Source records:
-*-*-

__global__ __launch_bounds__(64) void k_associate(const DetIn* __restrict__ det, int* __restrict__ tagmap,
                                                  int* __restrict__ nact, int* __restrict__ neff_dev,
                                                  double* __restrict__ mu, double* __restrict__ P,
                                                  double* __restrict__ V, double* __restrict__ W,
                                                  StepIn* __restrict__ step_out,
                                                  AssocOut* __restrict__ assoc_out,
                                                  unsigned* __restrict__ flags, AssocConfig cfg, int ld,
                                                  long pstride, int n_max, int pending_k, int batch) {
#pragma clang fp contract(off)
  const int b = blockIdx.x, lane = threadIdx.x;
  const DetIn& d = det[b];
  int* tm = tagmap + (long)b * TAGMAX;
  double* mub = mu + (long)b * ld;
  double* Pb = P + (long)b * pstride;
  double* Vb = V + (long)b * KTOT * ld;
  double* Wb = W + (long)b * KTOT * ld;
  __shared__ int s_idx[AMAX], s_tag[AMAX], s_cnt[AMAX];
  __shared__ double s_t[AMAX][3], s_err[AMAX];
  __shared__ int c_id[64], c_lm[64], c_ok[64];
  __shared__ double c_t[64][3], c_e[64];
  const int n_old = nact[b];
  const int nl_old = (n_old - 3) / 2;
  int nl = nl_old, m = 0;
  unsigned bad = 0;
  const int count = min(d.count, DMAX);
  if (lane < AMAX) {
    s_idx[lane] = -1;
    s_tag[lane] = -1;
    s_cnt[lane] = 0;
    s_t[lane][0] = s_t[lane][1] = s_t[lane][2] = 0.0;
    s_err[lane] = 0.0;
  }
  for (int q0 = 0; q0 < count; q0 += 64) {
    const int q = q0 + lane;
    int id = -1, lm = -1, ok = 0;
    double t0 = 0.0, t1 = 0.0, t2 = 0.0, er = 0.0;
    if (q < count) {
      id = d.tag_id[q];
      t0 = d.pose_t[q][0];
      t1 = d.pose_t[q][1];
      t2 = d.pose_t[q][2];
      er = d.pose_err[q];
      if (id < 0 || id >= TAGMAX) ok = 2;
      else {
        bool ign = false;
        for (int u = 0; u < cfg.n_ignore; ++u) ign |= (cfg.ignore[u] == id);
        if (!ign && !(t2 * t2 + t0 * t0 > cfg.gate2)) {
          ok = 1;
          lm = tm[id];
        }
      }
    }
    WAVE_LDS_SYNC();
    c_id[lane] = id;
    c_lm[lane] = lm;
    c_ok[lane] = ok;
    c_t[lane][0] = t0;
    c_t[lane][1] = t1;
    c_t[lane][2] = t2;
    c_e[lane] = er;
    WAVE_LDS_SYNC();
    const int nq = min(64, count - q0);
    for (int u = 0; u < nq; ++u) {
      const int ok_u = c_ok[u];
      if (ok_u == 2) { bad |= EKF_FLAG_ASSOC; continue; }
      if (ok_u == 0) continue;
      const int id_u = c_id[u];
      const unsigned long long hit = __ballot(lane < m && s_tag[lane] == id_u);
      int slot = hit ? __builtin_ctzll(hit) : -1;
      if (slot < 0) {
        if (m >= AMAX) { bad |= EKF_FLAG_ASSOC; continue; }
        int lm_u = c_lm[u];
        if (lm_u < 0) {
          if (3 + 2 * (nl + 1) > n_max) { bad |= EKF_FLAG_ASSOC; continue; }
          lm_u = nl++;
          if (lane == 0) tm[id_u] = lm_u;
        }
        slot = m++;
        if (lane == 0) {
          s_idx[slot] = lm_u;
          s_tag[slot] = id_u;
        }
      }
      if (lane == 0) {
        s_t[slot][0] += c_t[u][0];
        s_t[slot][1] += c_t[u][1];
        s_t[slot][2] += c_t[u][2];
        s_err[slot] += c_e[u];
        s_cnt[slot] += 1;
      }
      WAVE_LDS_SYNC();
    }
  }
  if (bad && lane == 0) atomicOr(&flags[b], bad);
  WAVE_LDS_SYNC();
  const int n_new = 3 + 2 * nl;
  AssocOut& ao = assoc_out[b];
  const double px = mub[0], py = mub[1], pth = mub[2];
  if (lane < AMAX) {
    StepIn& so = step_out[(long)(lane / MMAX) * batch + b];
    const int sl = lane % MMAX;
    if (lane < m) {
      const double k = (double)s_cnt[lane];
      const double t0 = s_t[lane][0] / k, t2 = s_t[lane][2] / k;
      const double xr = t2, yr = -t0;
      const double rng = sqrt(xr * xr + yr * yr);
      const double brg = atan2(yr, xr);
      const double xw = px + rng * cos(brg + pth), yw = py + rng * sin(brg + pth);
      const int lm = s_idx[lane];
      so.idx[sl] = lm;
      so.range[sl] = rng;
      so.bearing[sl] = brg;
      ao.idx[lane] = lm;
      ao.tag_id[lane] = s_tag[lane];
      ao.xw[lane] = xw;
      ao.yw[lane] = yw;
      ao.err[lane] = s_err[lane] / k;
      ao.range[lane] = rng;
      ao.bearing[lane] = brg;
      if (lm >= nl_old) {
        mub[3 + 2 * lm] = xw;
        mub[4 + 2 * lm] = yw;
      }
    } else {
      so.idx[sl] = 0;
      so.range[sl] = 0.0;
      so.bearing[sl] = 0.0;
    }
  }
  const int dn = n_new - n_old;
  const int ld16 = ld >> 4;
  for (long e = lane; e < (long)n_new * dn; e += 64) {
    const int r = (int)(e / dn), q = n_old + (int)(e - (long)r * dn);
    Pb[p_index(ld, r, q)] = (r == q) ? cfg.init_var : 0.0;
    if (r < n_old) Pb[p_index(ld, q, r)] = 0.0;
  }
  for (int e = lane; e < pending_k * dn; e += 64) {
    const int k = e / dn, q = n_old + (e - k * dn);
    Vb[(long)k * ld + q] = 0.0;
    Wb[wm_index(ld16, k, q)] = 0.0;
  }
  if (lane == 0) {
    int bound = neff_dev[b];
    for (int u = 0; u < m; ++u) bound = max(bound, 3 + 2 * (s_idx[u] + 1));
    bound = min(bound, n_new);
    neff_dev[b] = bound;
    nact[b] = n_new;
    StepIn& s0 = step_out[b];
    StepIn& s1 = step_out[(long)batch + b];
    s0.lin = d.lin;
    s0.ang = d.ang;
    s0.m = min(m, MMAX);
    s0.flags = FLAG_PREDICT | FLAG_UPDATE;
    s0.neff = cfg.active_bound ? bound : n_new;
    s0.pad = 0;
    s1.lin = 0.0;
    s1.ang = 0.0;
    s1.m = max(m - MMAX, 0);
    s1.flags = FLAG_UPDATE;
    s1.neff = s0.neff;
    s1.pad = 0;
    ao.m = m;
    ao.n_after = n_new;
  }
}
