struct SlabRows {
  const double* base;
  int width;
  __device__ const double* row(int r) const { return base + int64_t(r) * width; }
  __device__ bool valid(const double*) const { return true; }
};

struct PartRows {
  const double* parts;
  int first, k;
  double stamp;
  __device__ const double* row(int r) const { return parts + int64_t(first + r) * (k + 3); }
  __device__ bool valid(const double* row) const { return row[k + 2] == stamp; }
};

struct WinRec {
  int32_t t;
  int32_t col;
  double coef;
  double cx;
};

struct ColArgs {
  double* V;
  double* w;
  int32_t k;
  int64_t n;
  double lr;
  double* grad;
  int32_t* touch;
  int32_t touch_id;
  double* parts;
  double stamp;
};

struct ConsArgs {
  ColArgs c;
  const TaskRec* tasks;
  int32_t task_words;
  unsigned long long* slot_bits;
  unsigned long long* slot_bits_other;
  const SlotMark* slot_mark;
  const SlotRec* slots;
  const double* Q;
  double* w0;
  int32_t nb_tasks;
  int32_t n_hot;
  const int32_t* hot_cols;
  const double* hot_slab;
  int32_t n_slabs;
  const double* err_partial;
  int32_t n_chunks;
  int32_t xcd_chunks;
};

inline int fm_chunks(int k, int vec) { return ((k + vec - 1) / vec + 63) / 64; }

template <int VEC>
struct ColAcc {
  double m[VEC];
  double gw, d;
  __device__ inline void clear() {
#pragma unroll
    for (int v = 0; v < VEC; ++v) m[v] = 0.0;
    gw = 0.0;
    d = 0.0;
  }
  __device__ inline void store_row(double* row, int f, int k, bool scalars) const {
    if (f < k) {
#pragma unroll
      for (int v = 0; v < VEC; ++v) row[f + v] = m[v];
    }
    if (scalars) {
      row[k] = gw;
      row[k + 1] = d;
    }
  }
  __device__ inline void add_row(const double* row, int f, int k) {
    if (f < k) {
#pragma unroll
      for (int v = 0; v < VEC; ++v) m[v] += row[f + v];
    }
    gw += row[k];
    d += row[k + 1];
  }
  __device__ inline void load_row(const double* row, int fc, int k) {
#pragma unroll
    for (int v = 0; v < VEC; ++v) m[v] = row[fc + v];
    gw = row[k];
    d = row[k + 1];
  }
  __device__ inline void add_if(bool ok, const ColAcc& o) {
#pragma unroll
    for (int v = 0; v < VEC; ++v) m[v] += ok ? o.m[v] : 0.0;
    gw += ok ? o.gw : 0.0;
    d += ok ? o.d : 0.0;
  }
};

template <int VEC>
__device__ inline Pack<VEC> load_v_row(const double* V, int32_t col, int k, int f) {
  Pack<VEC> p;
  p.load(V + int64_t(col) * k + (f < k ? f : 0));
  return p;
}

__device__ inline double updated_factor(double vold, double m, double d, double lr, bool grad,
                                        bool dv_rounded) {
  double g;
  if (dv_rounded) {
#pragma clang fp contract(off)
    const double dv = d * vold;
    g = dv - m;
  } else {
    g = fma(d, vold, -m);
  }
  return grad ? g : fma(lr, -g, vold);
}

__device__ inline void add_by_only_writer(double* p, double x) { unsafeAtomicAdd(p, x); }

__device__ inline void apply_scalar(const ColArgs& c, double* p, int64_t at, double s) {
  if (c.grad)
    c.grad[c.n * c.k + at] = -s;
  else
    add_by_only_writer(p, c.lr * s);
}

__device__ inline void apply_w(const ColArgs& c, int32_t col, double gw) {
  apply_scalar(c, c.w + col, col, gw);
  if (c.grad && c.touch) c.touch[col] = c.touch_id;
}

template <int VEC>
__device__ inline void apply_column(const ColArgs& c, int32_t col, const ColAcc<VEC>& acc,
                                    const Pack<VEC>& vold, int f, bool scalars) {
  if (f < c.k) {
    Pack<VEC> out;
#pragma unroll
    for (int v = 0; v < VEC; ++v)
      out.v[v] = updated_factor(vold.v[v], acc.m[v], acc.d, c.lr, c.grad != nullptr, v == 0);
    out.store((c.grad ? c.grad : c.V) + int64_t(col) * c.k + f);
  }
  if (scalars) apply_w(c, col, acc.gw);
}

-*-*-

## [Task objective]
Please report every line among the entries that includes "AssocOut".

## [Reply]
                                                  AssocOut* __restrict__ assoc_out,
  AssocOut& ao = assoc_out[b];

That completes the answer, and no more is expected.